• Task description
Can you pull out each line of the data below that includes the word "sigma"?

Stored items
+ + + + +
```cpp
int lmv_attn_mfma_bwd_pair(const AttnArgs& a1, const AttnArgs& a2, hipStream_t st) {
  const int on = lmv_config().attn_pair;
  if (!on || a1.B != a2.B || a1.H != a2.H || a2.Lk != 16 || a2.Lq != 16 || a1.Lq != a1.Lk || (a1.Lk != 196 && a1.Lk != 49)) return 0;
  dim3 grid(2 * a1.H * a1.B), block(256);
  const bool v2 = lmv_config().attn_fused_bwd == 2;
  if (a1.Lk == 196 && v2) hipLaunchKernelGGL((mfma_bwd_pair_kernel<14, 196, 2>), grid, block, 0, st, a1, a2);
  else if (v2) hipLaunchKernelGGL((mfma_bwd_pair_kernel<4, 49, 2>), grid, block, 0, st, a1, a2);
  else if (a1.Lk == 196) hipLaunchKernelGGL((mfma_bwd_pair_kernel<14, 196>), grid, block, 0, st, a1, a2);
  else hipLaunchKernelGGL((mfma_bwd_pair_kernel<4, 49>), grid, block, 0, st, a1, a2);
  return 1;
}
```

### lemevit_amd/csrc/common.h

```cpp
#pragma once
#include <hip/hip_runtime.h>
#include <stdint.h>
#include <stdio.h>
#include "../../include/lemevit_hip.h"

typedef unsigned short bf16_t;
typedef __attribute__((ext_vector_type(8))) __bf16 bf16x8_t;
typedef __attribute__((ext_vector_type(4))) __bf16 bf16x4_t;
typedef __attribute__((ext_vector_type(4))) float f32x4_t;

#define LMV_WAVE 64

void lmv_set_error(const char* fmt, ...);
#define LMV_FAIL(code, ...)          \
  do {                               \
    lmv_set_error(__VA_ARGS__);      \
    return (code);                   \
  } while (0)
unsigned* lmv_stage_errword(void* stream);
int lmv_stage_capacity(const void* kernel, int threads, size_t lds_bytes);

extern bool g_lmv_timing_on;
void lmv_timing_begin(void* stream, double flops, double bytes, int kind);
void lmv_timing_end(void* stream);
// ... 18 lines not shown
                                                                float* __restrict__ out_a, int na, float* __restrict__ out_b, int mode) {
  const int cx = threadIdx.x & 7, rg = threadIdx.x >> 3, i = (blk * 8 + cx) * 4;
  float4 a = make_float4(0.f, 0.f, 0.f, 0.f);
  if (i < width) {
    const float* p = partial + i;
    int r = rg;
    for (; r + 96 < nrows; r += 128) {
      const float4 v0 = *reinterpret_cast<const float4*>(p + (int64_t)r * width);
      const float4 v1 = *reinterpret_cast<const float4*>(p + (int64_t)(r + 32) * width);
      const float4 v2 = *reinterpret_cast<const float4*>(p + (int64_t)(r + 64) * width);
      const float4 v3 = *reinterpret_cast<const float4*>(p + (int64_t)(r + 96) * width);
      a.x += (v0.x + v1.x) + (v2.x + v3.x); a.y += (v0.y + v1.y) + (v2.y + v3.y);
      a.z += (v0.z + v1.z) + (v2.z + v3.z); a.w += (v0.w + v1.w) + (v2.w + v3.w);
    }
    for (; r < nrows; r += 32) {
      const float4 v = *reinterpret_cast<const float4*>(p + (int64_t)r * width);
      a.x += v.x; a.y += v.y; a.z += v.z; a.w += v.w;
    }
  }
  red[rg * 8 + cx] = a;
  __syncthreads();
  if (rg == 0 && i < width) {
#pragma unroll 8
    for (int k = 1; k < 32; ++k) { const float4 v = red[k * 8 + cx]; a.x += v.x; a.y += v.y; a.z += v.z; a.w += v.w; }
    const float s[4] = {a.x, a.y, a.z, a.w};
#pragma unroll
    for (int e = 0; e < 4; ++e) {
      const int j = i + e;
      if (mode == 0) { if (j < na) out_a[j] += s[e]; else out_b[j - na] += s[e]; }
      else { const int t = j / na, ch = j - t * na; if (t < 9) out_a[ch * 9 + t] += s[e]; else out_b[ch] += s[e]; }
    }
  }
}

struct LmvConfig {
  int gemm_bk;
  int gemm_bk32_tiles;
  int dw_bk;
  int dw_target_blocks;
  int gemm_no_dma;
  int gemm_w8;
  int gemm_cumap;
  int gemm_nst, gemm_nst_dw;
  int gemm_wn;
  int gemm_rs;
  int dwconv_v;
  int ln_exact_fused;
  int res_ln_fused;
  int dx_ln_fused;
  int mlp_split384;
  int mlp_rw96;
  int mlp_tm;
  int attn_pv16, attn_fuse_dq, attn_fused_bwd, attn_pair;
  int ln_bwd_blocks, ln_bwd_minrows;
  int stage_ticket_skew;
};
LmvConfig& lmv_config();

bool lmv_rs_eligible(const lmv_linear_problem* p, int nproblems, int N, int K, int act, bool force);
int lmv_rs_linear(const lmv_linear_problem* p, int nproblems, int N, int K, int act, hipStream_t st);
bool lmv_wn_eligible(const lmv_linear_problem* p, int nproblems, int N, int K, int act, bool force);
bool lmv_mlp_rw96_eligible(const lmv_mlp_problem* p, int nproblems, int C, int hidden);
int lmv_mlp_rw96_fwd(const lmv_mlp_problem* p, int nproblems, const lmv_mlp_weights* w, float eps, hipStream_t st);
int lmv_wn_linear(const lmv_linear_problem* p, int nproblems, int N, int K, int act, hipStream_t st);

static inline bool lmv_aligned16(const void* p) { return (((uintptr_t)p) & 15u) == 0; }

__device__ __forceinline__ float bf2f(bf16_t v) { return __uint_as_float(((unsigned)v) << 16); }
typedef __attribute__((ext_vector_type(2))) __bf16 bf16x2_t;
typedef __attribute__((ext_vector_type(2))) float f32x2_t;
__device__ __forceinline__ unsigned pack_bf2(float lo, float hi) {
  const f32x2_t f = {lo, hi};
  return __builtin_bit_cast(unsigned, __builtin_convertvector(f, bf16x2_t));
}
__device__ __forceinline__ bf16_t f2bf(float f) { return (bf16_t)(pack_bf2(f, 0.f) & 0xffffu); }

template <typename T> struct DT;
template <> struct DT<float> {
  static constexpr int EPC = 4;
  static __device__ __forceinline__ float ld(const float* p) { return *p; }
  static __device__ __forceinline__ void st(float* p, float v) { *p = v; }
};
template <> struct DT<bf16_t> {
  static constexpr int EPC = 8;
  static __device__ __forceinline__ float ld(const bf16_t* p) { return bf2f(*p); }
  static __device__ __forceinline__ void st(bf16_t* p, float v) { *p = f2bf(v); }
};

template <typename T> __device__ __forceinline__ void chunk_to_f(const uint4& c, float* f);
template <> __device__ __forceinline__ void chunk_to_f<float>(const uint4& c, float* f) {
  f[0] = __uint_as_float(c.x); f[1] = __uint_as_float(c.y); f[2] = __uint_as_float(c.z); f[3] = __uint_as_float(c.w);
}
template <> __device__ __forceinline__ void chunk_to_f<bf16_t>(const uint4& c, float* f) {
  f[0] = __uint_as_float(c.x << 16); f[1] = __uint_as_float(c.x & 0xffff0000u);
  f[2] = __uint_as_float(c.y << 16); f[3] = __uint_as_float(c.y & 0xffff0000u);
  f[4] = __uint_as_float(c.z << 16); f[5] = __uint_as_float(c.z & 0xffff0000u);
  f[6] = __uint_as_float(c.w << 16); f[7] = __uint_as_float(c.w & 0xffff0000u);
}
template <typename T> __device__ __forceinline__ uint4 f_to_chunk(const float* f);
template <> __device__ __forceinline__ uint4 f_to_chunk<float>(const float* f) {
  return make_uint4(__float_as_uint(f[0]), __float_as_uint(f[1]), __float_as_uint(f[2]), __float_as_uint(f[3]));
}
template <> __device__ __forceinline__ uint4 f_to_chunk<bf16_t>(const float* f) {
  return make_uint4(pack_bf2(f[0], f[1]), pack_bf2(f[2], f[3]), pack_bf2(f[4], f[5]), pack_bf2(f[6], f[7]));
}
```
+ + + + +
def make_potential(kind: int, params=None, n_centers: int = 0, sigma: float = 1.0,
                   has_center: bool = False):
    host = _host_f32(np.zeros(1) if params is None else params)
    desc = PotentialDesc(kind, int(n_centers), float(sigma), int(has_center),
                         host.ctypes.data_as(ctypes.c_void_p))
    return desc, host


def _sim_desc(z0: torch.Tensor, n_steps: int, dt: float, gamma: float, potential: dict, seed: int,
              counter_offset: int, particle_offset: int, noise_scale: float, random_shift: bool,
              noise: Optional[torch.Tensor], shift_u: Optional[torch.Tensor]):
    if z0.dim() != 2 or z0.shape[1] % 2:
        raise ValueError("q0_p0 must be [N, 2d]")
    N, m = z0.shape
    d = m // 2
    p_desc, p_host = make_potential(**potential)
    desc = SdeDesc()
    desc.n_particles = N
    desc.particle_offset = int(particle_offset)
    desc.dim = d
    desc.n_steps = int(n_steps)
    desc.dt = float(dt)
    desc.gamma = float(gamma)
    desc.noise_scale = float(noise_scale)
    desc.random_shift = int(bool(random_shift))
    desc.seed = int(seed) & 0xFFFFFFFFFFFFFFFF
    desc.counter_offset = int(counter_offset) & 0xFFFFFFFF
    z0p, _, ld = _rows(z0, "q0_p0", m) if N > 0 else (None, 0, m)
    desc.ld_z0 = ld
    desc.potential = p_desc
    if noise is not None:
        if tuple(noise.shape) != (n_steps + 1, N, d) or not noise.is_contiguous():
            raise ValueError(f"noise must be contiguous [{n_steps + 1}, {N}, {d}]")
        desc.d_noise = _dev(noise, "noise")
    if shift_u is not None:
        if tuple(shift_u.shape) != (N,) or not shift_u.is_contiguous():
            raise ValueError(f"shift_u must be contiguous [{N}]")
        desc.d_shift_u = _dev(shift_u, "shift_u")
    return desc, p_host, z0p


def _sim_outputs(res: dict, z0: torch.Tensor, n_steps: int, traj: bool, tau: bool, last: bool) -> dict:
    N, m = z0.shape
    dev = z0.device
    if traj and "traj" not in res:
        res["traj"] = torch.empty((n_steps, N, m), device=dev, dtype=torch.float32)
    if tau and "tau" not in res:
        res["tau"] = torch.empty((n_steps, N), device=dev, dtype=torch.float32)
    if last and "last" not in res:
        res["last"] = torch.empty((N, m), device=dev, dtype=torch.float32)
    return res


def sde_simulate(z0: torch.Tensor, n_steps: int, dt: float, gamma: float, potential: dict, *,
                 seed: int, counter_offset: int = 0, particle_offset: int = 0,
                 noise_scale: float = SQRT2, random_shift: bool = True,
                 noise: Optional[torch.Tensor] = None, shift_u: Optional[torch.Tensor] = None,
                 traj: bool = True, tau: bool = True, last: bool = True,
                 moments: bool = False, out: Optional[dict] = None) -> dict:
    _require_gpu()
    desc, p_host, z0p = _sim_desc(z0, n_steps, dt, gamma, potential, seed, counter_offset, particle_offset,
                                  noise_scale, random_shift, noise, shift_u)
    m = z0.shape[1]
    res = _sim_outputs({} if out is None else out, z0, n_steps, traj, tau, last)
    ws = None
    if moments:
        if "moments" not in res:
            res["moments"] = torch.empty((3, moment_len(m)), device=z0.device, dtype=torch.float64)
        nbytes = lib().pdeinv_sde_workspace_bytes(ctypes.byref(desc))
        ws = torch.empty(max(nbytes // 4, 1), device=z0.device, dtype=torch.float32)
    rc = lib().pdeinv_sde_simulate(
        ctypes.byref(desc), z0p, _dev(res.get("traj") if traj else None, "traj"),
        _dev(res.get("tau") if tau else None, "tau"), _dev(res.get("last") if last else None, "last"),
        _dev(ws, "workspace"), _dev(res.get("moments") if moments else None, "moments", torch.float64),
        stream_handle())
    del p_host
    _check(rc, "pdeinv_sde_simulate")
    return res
+ + + + +
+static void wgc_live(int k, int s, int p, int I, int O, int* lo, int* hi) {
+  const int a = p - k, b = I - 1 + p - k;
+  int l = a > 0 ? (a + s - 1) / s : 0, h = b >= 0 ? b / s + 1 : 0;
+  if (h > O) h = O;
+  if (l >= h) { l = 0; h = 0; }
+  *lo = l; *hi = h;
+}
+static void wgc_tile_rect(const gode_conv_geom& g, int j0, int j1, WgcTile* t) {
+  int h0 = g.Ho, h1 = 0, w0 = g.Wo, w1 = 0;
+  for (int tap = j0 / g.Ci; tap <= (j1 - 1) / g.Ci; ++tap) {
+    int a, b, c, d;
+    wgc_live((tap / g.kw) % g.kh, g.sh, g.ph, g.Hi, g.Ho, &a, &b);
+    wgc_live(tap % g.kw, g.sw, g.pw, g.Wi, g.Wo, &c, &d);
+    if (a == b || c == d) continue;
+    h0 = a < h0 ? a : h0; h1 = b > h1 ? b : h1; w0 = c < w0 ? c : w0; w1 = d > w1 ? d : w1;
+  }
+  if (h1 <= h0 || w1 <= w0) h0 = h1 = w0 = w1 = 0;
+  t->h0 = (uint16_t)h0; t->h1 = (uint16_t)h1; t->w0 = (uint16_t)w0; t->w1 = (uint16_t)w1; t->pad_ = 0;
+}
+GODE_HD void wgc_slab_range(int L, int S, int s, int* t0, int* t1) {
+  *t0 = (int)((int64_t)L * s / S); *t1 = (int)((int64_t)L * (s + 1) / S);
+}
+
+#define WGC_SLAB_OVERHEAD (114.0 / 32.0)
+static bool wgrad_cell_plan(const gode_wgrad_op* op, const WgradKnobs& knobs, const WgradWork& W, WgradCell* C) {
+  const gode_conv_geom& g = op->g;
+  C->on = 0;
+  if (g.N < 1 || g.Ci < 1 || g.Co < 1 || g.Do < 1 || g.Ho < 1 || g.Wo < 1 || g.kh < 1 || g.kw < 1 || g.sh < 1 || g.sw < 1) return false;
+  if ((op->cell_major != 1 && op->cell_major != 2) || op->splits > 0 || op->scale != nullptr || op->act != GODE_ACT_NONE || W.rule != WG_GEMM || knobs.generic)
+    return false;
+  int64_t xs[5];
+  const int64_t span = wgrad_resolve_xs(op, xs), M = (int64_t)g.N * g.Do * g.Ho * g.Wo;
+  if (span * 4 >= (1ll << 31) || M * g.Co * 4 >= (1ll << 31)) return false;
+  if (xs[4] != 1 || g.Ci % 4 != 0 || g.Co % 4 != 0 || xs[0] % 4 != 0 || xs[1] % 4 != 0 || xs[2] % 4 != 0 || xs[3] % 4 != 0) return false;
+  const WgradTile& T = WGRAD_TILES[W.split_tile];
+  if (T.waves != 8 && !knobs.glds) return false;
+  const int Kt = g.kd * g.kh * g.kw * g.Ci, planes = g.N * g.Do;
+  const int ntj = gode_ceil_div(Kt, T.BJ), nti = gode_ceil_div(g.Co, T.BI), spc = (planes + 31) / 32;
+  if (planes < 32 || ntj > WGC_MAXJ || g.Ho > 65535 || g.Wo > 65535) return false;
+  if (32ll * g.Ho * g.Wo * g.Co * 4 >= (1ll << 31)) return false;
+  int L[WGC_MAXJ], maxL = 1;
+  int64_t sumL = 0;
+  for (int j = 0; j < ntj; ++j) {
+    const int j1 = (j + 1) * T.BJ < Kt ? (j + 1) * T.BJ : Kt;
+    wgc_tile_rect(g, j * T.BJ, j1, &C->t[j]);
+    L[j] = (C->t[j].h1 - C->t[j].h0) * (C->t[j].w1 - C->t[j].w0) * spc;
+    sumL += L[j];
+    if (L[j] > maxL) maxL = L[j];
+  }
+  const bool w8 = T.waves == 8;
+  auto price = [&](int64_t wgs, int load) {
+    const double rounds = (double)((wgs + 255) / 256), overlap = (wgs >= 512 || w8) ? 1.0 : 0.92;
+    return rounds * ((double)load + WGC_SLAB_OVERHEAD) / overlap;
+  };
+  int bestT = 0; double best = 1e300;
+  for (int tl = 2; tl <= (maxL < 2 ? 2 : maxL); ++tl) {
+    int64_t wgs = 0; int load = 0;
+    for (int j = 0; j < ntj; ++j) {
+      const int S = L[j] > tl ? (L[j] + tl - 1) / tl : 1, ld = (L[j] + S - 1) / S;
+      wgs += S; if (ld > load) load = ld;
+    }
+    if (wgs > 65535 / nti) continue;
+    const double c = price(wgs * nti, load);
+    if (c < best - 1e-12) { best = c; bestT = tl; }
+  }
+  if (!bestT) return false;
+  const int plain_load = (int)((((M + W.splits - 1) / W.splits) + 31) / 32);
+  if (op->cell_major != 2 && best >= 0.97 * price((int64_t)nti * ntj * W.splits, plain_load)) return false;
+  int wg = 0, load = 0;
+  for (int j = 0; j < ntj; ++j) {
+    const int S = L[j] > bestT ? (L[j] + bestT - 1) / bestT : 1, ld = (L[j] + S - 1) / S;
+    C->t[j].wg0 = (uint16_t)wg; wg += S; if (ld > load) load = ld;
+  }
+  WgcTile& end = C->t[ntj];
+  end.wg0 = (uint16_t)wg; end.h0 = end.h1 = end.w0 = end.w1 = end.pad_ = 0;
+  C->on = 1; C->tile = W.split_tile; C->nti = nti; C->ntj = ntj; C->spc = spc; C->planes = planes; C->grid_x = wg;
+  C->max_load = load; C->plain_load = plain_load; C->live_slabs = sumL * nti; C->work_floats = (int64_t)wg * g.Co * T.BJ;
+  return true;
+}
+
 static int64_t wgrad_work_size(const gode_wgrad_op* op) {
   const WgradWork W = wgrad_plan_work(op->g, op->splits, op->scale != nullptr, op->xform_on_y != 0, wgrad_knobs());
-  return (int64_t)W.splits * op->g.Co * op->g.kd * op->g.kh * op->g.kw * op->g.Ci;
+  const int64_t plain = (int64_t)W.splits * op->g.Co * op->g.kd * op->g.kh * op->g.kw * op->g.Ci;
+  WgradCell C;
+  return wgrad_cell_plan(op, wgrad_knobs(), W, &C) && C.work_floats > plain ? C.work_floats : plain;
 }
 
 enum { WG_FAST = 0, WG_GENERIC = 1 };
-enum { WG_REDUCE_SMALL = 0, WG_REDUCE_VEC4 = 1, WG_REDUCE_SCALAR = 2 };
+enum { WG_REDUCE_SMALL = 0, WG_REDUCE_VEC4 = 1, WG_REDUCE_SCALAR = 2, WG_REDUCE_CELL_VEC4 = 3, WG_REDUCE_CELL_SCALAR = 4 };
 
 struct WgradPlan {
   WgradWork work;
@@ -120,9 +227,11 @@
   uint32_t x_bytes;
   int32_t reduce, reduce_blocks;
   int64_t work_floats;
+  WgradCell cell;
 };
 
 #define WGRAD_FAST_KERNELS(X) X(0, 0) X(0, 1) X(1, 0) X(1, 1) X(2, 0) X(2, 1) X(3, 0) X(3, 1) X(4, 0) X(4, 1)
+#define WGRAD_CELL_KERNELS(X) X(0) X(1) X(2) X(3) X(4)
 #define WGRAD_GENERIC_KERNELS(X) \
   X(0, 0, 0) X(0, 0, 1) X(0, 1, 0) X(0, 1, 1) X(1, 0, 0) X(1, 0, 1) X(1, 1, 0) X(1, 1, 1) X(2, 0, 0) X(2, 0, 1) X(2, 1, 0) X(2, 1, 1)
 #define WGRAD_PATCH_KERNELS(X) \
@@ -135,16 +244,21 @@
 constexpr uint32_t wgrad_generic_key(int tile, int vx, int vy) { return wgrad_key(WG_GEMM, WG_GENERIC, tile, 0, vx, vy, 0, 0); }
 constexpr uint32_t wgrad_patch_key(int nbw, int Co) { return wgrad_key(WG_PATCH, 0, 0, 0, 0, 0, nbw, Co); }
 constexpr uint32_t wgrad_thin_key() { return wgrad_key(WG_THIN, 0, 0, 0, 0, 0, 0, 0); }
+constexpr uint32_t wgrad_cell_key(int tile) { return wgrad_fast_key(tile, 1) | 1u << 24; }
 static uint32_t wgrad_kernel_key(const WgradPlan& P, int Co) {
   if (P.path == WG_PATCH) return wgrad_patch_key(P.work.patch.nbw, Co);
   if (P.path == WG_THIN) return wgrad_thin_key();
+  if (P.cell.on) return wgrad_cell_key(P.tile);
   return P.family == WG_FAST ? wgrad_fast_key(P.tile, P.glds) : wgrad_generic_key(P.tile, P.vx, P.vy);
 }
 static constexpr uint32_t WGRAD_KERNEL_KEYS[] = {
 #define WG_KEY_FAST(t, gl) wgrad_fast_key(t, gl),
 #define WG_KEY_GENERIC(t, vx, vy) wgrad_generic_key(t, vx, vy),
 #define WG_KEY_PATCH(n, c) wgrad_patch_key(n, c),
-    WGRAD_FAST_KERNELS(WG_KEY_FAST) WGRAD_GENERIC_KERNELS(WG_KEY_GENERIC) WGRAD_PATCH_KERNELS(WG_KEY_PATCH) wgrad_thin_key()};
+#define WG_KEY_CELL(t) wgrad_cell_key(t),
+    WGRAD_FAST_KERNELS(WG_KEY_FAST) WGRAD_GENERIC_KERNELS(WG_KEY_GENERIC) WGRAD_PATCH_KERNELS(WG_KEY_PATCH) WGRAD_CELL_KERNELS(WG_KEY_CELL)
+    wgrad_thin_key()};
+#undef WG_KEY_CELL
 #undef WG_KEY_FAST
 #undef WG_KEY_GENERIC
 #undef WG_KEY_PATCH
+ + + + +
• Result of the task
def make_potential(kind: int, params=None, n_centers: int = 0, sigma: float = 1.0,
    desc = PotentialDesc(kind, int(n_centers), float(sigma), int(has_center),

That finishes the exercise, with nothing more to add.